Du Four (édition princeps, 1683), no cxix (pages 357‑359), à André Falconet le 18 juillet ; Bulderen, no cccxxiv (tome ii, pages 426‑427), au même, mais datée par erreur du 8 juillet.

1.

Claude Dumas (1639-1693), fils de Gabriel, gros partisan taxé par la Chambre de justice, était lui-même très lié au milieu des finances ; il était avocat au Parlement de Paris et devint secrétaire du roi en 1673, puis greffier du Conseil privé en 1693 (Dessert a, no 172, sans indication que Dumas eût été jésuite).

Pierre Chandelier, reçu avocat au même Parlement en 1622, avait épousé Marie Hantin, fille de Jean-Baptiste, conseiller au Châtelet (Adam).

Tallemant des Réaux (Historiettes, tome ii, page 138) :

« Cet avocat, un jour en sa jeunesse, s’étant vanté de faire un sermon, on lui donna pour texte ce passage de l’Évangile : Inter natos mulierum non surrexit maior Ioanne Baptista. {a} Il commença ainsi : “ Entre les nez des femmes, etc. ” »


  1. « Entre les enfants des femmes, il n’en a pas surgi de plus grand que Jean-Baptiste » (Matthieu, 11:11).

2.

S*** dans l’édition princeps (1683) et dans Bulderen.

3.

Corfitz Ulfeldt (v. note [11], lettre 263) était mort le 20 février 1664 près de Bâle au cours d’un voyage en bateau sur le Rhin. Le livre de Samuel Sorbière, historiographe du roi, dédicacé à Louis xiv, est intitulé :

Relation d’un voyage en Angleterre, où sont touchées plusieurs choses qui regardent l’état des Sciences et de la Religion, et autres matières curieuses. {a}


  1. Paris, Louis Billaine, 1664, in‑8o de 232 pages, dédié au roi et présenté sous la forme d’une lettre adressée « à M. le marquis de Vaubrun Nogent, gouverneur de Philippeville, mestre de camp du régiment colonel de la cavalerie légère », datée de Reims, le 25e d’octobre (sans année) ; achevé d’imprimer le 16 mai 1664.

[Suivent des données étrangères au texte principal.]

@@ -909,22 +932,24 @@
   const bool k1_exit = last.zero_curvature || last.npc;
   T* pcur = k1_exit ? P[(iter + 1) & 1] : P[iter & 1];
   if (pcur != ws.p) { T* tmp = ws.p; ws.p = ws.p2; ws.p2 = tmp; ws.dist.swapped = !ws.dist.swapped; }
-  if (pl.xup && !k1_exit && iter > 0) k_axpy<T>(c, n, last.alpha, ws.p, ws.x);
+  if (pl.xup && !persist && !k1_exit && iter > 0) k_axpy<T>(c, n, last.alpha, ws.p, ws.x);
   if (last.npc) {
     if (iter == 0) k_copy<T>(c, n, ws.x, ws.p);
     k_copy<T>(c, n, ws.npc_dir, ws.p);
     ws.stats.npcCount = 1;
     ws.stats.indefinite = true;
   }
-  return CgFusedExit{iter, last.solved != 0, last.tired != 0, last.zero_curvature != 0, last.inconsistent != 0, user_exit, overtimed};
+  const bool zero_residual = seeded && iter == 0 && last.rNorm0 == T(0);
+  return CgFusedExit{iter, last.solved != 0, last.tired != 0, last.zero_curvature != 0, last.inconsistent != 0, user_exit, overtimed,
+                     zero_residual};
 }
 
 #define INST(T)                                                                                              \
-  template CgFusedPlan<T> cg_fused_plan<T>(const Workspace<T>&, const LinOp<T>&, const LinOp<T>&, const SolveOpts&); \
+  template CgFusedPlan<T> cg_fused_plan<T>(Workspace<T>&, const LinOp<T>&, const LinOp<T>&, const SolveOpts&);       \
   template void fused_block_alloc<T>(Workspace<T>&);                                                         \
   template void cg_fused_prepare<T>(Workspace<T>&);                                                          \
   template void cg_dist_push_r<T>(Workspace<T>&);                                                            \
-  template CgFusedExit cg_fused_loop<T>(Workspace<T>&, const CgFusedPlan<T>&, const SolveOpts&, T, T, int, double);
+  template CgFusedExit cg_fused_loop<T>(Workspace<T>&, const CgFusedPlan<T>&, const SolveOpts&, const T*, T, T, T, T, int, double);
 INST(double)
 INST(float)
 #undef INST
diff --git a/krylov.jl_b200/csrc/kb_internal.h b/krylov.jl_b200/csrc/kb_internal.h
--- a/krylov.jl_b200/csrc/kb_internal.h
+++ b/krylov.jl_b200/csrc/kb_internal.h
@@ -33,6 +33,8 @@
 template <class T> T    k_dot(Ctx& c, int n, const T* x, const T* y);
 template <class T> T    k_nrm2(Ctx& c, int n, const T* x);
 template <class T> T    k_cg_prologue(Ctx& c, int n, const T* b, T* x, T* r, T* p);
+template <class T> struct CgState;
+template <class T> void k_cg_prologue_seed(Ctx& c, int n, const T* b, T* x, T* r, T* p, CgState<T>* st, T atol, T rtol);
 template <class T> void k_dot2(Ctx& c, int n, const T* a, const T* b, const T* u, const T* v, T* r1, T* r2);
 template <class T> void k_dot_dev(Ctx& c, int n, const T* x, const T* y, int slot);
 template <class T> void k_axpy(Ctx& c, int n, T s, const T* x, T* y);
@@ -288,6 +290,7 @@
   void* fused_host = nullptr;
   cudaEvent_t fused_ev[2] = {nullptr, nullptr};
   unsigned long long fused_seq = 0;
+  std::vector<std::pair<std::pair<const void*, size_t>, int>> fused_occ;
   T* bbuf = nullptr;
   T* cbuf = nullptr;
   struct Dist {
@@ -355,7 +358,15 @@
 template <class T> void crls_solve(Workspace<T>& ws, const LinOp<T>& A, const LinOp<T>& At, const T* b, const LinOp<T>& M,
                                    const SolveOpts& o);
 
-template <class T> struct CgState;
+constexpr int kHist = 64;
+template <class T>
+struct CgState {
+  T gamma, pAp, alpha, beta, pNorm2, rNorm, eps_tol, rNorm0;
+  int iter, itmax, done, linesearch;
+  int solved, tired, zero_curvature, inconsistent;
+  int npc, not_spd, comm_error, pad2;
+  T hist[kHist];
+};
 template <class T> struct CgPeers;
 template <class T> struct CgPersistArgs;
 struct GridBar;
@@ -383,10 +394,10 @@
   const CsrDict<T>* dict = nullptr;
   int pgrid = 0;
 };
-struct CgFusedExit { int iter; bool solved, tired, zero_curvature, inconsistent, user_exit, overtimed; };
-template <class T> CgFusedPlan<T> cg_fused_plan(const Workspace<T>& ws, const LinOp<T>& A, const LinOp<T>& M, const SolveOpts& o);
-template <class T> CgFusedExit cg_fused_loop(Workspace<T>& ws, const CgFusedPlan<T>& plan, const SolveOpts& o, T gamma0, T eps_tol,
-                                             int itmax, double start_time);
+struct CgFusedExit { int iter; bool solved, tired, zero_curvature, inconsistent, user_exit, overtimed, zero_residual; };
+template <class T> CgFusedPlan<T> cg_fused_plan(Workspace<T>& ws, const LinOp<T>& A, const LinOp<T>& M, const SolveOpts& o);
+template <class T> CgFusedExit cg_fused_loop(Workspace<T>& ws, const CgFusedPlan<T>& plan, const SolveOpts& o, const T* b_seed,
+                                             T gamma0, T eps_tol, T atol, T rtol, int itmax, double start_time);
 template <class T> void cg_dist_push_r(Workspace<T>& ws);
 template <class T> void cg_fused_prepare(Workspace<T>& ws);
 template <class T> void fused_block_alloc(Workspace<T>& ws);
diff --git a/krylov.jl_b200/csrc/solvers.cu b/krylov.jl_b200/csrc/solvers.cu
--- a/krylov.jl_b200/csrc/solvers.cu
+++ b/krylov.jl_b200/csrc/solvers.cu
@@ -162,39 +162,47 @@
   stats.reset();
   T* z = MisI ? r : ws.z;
 
-  T gamma;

Un long passage (pages 176‑187) y est consacré à Ulfeldt et à son épouse, la comtesse Eleonor (Leonora Christina Ulfeldt, 1621-1698, fille naturelle du roi Christian iv de Danemark), que Sorbière était allé visiter dans la prison de Douvres où le roi Charles ii l’avait mise, « d’où elle a été depuis ce temps-là transférée en Danemark où elle a souffert avec un courage héroïque des choses indignes de son sexe et de sa naissance ».

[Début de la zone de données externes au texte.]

template <class Alg, int WAVES, bool OUT_ALIGNED, bool FIXED = false, bool SORT = false>
__global__ __launch_bounds__(64 * WAVES, 2) void digest_var_line_kernel(const uint8_t *__restrict__ data,
                                                                        const uint64_t *__restrict__ offs,
                                                                        const uint32_t *__restrict__ lens,
                                                                        uint32_t rec_len, uint64_t n_rec,
                                                                        uint8_t *__restrict__ out,
                                                                        uint64_t brb_first_sorted = 0)
{
    constexpr uint32_t SLOT = 8192;
    constexpr uint32_t OOB = 0x80000000u;
    __shared__ __attribute__((aligned(16))) uint8_t ring[WAVES * 2 * SLOT];
    __shared__ uint32_t sort_scratch[SORT ? WAVES * 64 * kSortCG : 1];
    __shared__ uint32_t next_ticket;
    const uint32_t lane = threadIdx.x & 63;
    const uint32_t wv = __builtin_amdgcn_readfirstlane(threadIdx.x >> 6);
    const uint64_t n_groups = (n_rec + 63) / 64;
    if (threadIdx.x == 0)
        next_ticket = WAVES;
    __syncthreads();
    auto take = [&]() -> uint64_t {
        uint32_t tk = 0;
        if (lane == 0)
            tk = __hip_atomic_fetch_add(&next_ticket, 1u, __ATOMIC_RELAXED, __HIP_MEMORY_SCOPE_WORKGROUP);
        tk = __builtin_amdgcn_readfirstlane(tk);
        return uint64_t(blockIdx.x) + uint64_t(tk) * gridDim.x;
    };
    uint64_t g = uint64_t(blockIdx.x) + uint64_t(wv) * gridDim.x;
    if (g >= n_groups)
        return;
    const uint32_t my_off = wv * 2 * SLOT;
    const uint32_t lds0 = uint32_t(reinterpret_cast<uintptr_t>(ring)) + my_off;
    const uint64_t dbase = reinterpret_cast<uint64_t>(data);
    auto swz = [](uint32_t row) { return (row >> 1) & 7; };

    struct Grp {
        uint64_t a;
        uint64_t r;
        uint32_t len;
        uint32_t K;
        bool line;
        brb_dma::v4i rs;
        uint32_t vq[8];
        uint32_t lq[8];
    };
    const uint64_t first_sorted = brb_first_sorted;
    auto record_of = [&](uint64_t g) -> uint64_t {
        if (SORT && g >= first_sorted && g < n_groups)
            return sorted_record(g, lane, lens, n_rec, sort_scratch + wv * (64 * kSortCG));
        return g * 64 + lane < n_rec ? g * 64 + lane : ~uint64_t(0);
    };
    auto setup = [&](uint64_t g, uint64_t rec, Grp &G) {
        const uint64_t r = rec != ~uint64_t(0) ? rec : uniform64(g * 64);
        G.r = rec;
        G.a = dbase + (FIXED ? r * rec_len : offs[r]);
        G.len = FIXED ? rec_len : (rec != ~uint64_t(0) ? lens[r] : 0u);
        const uint64_t line = G.a & ~uint64_t(127);
        const uint32_t lines = G.len ? uint32_t(((G.a & 127) + G.len + 127) >> 7) : 0u;
        const uint32_t nblk = (G.len >> 6) + ((G.len & 63) ? 1u : 0u);
        const uint64_t lo = uniform64(wave_min64(G.len ? line : ~uint64_t(0)));
        const uint64_t hi = uniform64(wave_max64(G.len ? line + 128 * uint64_t(lines) : 0));
        G.K = __builtin_amdgcn_readfirstlane(uint32_t(wave_max64((nblk + 1) >> 1)));
        G.line = hi > lo && hi - lo < (uint64_t(1) << 31) - (uint64_t(1) << 16);
        const uint64_t base = lo - 4096;
        const uint64_t left = hi - base;
        G.rs.x = __builtin_amdgcn_readfirstlane(int(uint32_t(base)));
        G.rs.y = __builtin_amdgcn_readfirstlane(int(uint32_t(base >> 32) & 0xFFFF));
        G.rs.z = __builtin_amdgcn_readfirstlane(int(left > 0x7FFFFFFFull ? 0x7FFFFFFFu : uint32_t(left)));
        G.rs.w = 0x00020000;
        const uint32_t rel = uint32_t(line - lo);
        const uint32_t l3 = lane >> 3;
        const uint32_t g0 = 16u * ((lane & 7) ^ (l3 >> 1));
#pragma unroll
        for (int q = 0; q < 8; q++) {
            const int src = int(8 * q + l3) * 4;
            const uint32_t rrel = uint32_t(__builtin_amdgcn_ds_bpermute(src, int(rel)));
            G.lq[q] = uint32_t(__builtin_amdgcn_ds_bpermute(src, int(lines)));
            G.vq[q] = (rrel | (q & 1 ? g0 ^ 64u : g0)) + (4096u - 1024u * (q & 3));
        }
    };
    auto issue = [&](Grp &G, uint32_t m, uint32_t slot, bool keep_l2 = false) {
        const uint32_t lm = lds0 + slot * SLOT;
        uint32_t v[8];
#pragma unroll
        for (int q = 0; q < 8; q++)
            v[q] = m < G.lq[q] ? G.vq[q] : OOB;
        uint32_t keep;
#define BRB_VLINE_DMA8(POL)                                                                     \
        asm volatile("s_mov_b32 %0, m0\n\t"                                                    \
                     "s_mov_b32 m0, %10\n\t"                                                   \
                     "s_nop 0\n\t"                                                             \
                     "buffer_load_dwordx4 %1, %9, 0 offen " POL "lds\n\t"                      \
                     "buffer_load_dwordx4 %2, %9, 0 offen offset:1024 " POL "lds\n\t"          \
                     "buffer_load_dwordx4 %3, %9, 0 offen offset:2048 " POL "lds\n\t"          \
                     "buffer_load_dwordx4 %4, %9, 0 offen offset:3072 " POL "lds\n\t"          \
                     "s_mov_b32 m0, %11\n\t"                                                   \
                     "s_nop 0\n\t"                                                             \
                     "buffer_load_dwordx4 %5, %9, 0 offen " POL "lds\n\t"                      \
                     "buffer_load_dwordx4 %6, %9, 0 offen offset:1024 " POL "lds\n\t"          \
                     "buffer_load_dwordx4 %7, %9, 0 offen offset:2048 " POL "lds\n\t"          \
                     "buffer_load_dwordx4 %8, %9, 0 offen offset:3072 " POL "lds\n\t"          \
                     "s_mov_b32 m0, %0"                                                         \
                     : "=&s"(keep)                                                              \
                     : "v"(v[0]), "v"(v[1]), "v"(v[2]), "v"(v[3]), "v"(v[4]), "v"(v[5]), "v"(v[6]), "v"(v[7]), \
                       "s"(G.rs), "s"(lm), "s"(lm + 4096u)                                      \
                     : "memory")
        if (keep_l2)
            BRB_VLINE_DMA8("");
        else
            BRB_VLINE_DMA8("nt ");
#undef BRB_VLINE_DMA8
        const uint64_t b = ((uint64_t(uint32_t(G.rs.y)) << 32) | uint32_t(G.rs.x)) + 128u;
        G.rs.x = int(uint32_t(b));
        G.rs.y = int(uint32_t(b >> 32));
        int z = G.rs.z;
        asm("s_sub_i32 %0, %0, 0x80\n\ts_max_i32 %0, %0, 0" : "+s"(z) : : "scc");
        G.rs.z = z;
    };
    auto start = [&](Grp &G) {
        if (G.line) {
            issue(G, 0, 0, FIXED);
            issue(G, 1, 1, FIXED);
        }
    };

    uint32_t ae[33], ao[33];
    auto win_setup = [&](const Grp &G) {
        const uint32_t sh4 = uint32_t(G.a) & 124u;
        const uint32_t fr = (my_off + lane * 128) | (swz(lane) << 4);
#pragma unroll
        for (uint32_t i = 0; i < 33; i++) {
            const uint32_t q4 = sh4 + 4 * i;
            ae[i] = ((q4 & 124u) ^ fr) | ((q4 & 128u) << 6);
            ao[i] = ae[i] ^ SLOT;
            asm volatile("" : "+v"(ao[i]));
        }
    };
    uint32_t w0[16], w1[16];
    auto read_window = [&](const uint32_t (&ad)[33], uint32_t fb) {
        uint32_t d[33];
#pragma unroll
        for (int i = 0; i < 33; i++)
            d[i] = *reinterpret_cast<const uint32_t *>(ring + ad[i]);
        __builtin_amdgcn_s_waitcnt(0xC07F);
#pragma unroll
        for (int i = 0; i < 16; i++) {
            w0[i] = __builtin_amdgcn_alignbit(d[i + 1], d[i], fb);
            w1[i] = __builtin_amdgcn_alignbit(d[i + 17], d[i + 16], fb);
        }
    };

    Grp G, Gn;
    setup(g, record_of(g), G);
    start(G);
    __builtin_amdgcn_sched_barrier(0);
    for (;;) {
        const uint64_t gn = take();
        const uint64_t rn = record_of(gn);
        const uint64_t r = G.r;
        typename Alg::State st;
        if (!G.line) {
            st = digest_lane<Alg>(reinterpret_cast<const uint8_t *>(G.a), G.len);
            if (gn < n_groups) {
                setup(gn, rn, Gn);
                start(Gn);
            }
        } else {
            win_setup(G);
            const uint32_t fb = (uint32_t(G.a) & 3u) * 8u;
            const uint32_t nfull = G.len >> 6, t = G.len & 63;
            const uint32_t tb = t ? nfull : 0xFFFFFFFFu;
            uint32_t wt[16];
#pragma unroll
            for (int i = 0; i < 16; i++)
                wt[i] = 0;
            st = Alg::iv();
            const uint32_t K = G.K;
            auto step = [&](uint32_t k, const uint32_t (&ad)[33], uint32_t refill_slot) {
                brb_dma::wait_vmcnt<0>();
                read_window(ad, fb);
                if (k < K) {
                    issue(G, k + 1, refill_slot);
                } else if (gn < n_groups) {
                    setup(gn, rn, Gn);
                    start(Gn);
                }
                const uint32_t b = 2 * k - 2;
                if (b < nfull)
                    Alg::compress(st, w0);
                if (b + 1 < nfull)
                    Alg::compress(st, w1);
                if (__builtin_amdgcn_ballot_w64(tb - b < 2) != 0) {
#pragma unroll
                    for (int i = 0; i < 16; i++)
                        wt[i] = tb == b ? w0[i] : tb == b + 1 ? w1[i] : wt[i];
                }
            };
            if (K == 0) {
                brb_dma::wait_vmcnt<0>();
                if (gn < n_groups) {
                    setup(gn, rn, Gn);
                    start(Gn);
                }
            }
            for (uint32_t k = 1; k <= K; k += 2) {
                step(k, ae, 0);
                if (k == K)
                    break;
                step(k + 1, ao, 1);
            }
            if (t == 0) {
                Alg::pad_only(st, G.len);
            } else {
#pragma unroll
                for (uint32_t i = 0; i < 16; i++) {
                    const uint32_t o = 4 * i;
                    const uint32_t keep = t > o ? (t - o < 4 ? t - o : 4) : 0;
                    uint32_t v = keep == 4 ? wt[i] : wt[i] & ((1u << (8 * keep)) - 1u);
                    if (t >= o && t < o + 4)
                        v |= 0x80u << (8 * (t - o));
                    wt[i] = v;
                }
                Alg::finish(st, wt, t, G.len);
            }
        }
        if (r != ~uint64_t(0))
            Alg::template store<OUT_ALIGNED>(out, r, st);
        g = gn;
        if (g >= n_groups)
            break;
        G = Gn;
    }
}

La suite narre les mésaventures politiques des Ulfeldt, qui tourne au panégyrique du couple et à la critique acerbe du roi de Danemark, Frédéric iii, et de sa cour : en 1649, après la mort de Christian iv, pour renflouer les finances du royaume ruiné par la guerre de Trente Ans, Ulfeldt avait été chargé de négocier un traité avec les Hollandais, qui leur concédait le passage du Sund ; la négociation ayant échoué, le favori était tombé en disgrâce et avait dû s’exiler en Suède :

« Après la mort du roi de Suède, {a} qui avait ramené la paix, il {b} fut compris dans l’amnistie et rétabli dans ses biens, mais non pas dans ses charges. Comme il faisait alors une mauvaise figure dans son pays, il s’y déplut et ne crut pas même qu’il y fût en sûreté, parce que le roi avait fait déclarer le royaume héréditaire et qu’il y avait une infinité de mécontents, à la tête desquels on le pourrait toujours accuser d’avoir intention de se mettre, quand on lui voudrait ôter la liberté. Il y a deux ans {c} qu’il prit prétexte d’aller aux eaux de Spa, afin de s’éloigner de la cour, et il passa en France incognito à Paris et se retira à Bruges pour y passer l’hiver. Et c’est là que Madame sa femme, qui l’a suivi en tous ses voyages, était passée en Angleterre pour retirer quelque argent qui lui est dû ; comme c’est de Bruges que l’on a supposé que son mari faisait des conspirations en Danemark.
[…] Et tout cela ne demande-t-il pas l’admirable force d’esprit que ces deux âmes intrépides ne conservent pas moins dans l’une que dans l’autre fortune. En vérité, Monsieur, je ne sais si je changerais leur agitation pour la tranquillité de ceux qui de Flandres, où étaient ces illustres malheureux, les craignent en Danemark ; et je ne fais point de doute qu’un jour l’on n’y reconnaisse leur grand mérite et qu’on ne rende à leur mémoire tout l’honneur qui est dû à la fidélité qu’ils ont eue pour leur roi, aussi bien qu’au zèle qu’ils ont conservé pour les lois fondamentales de leur patrie. »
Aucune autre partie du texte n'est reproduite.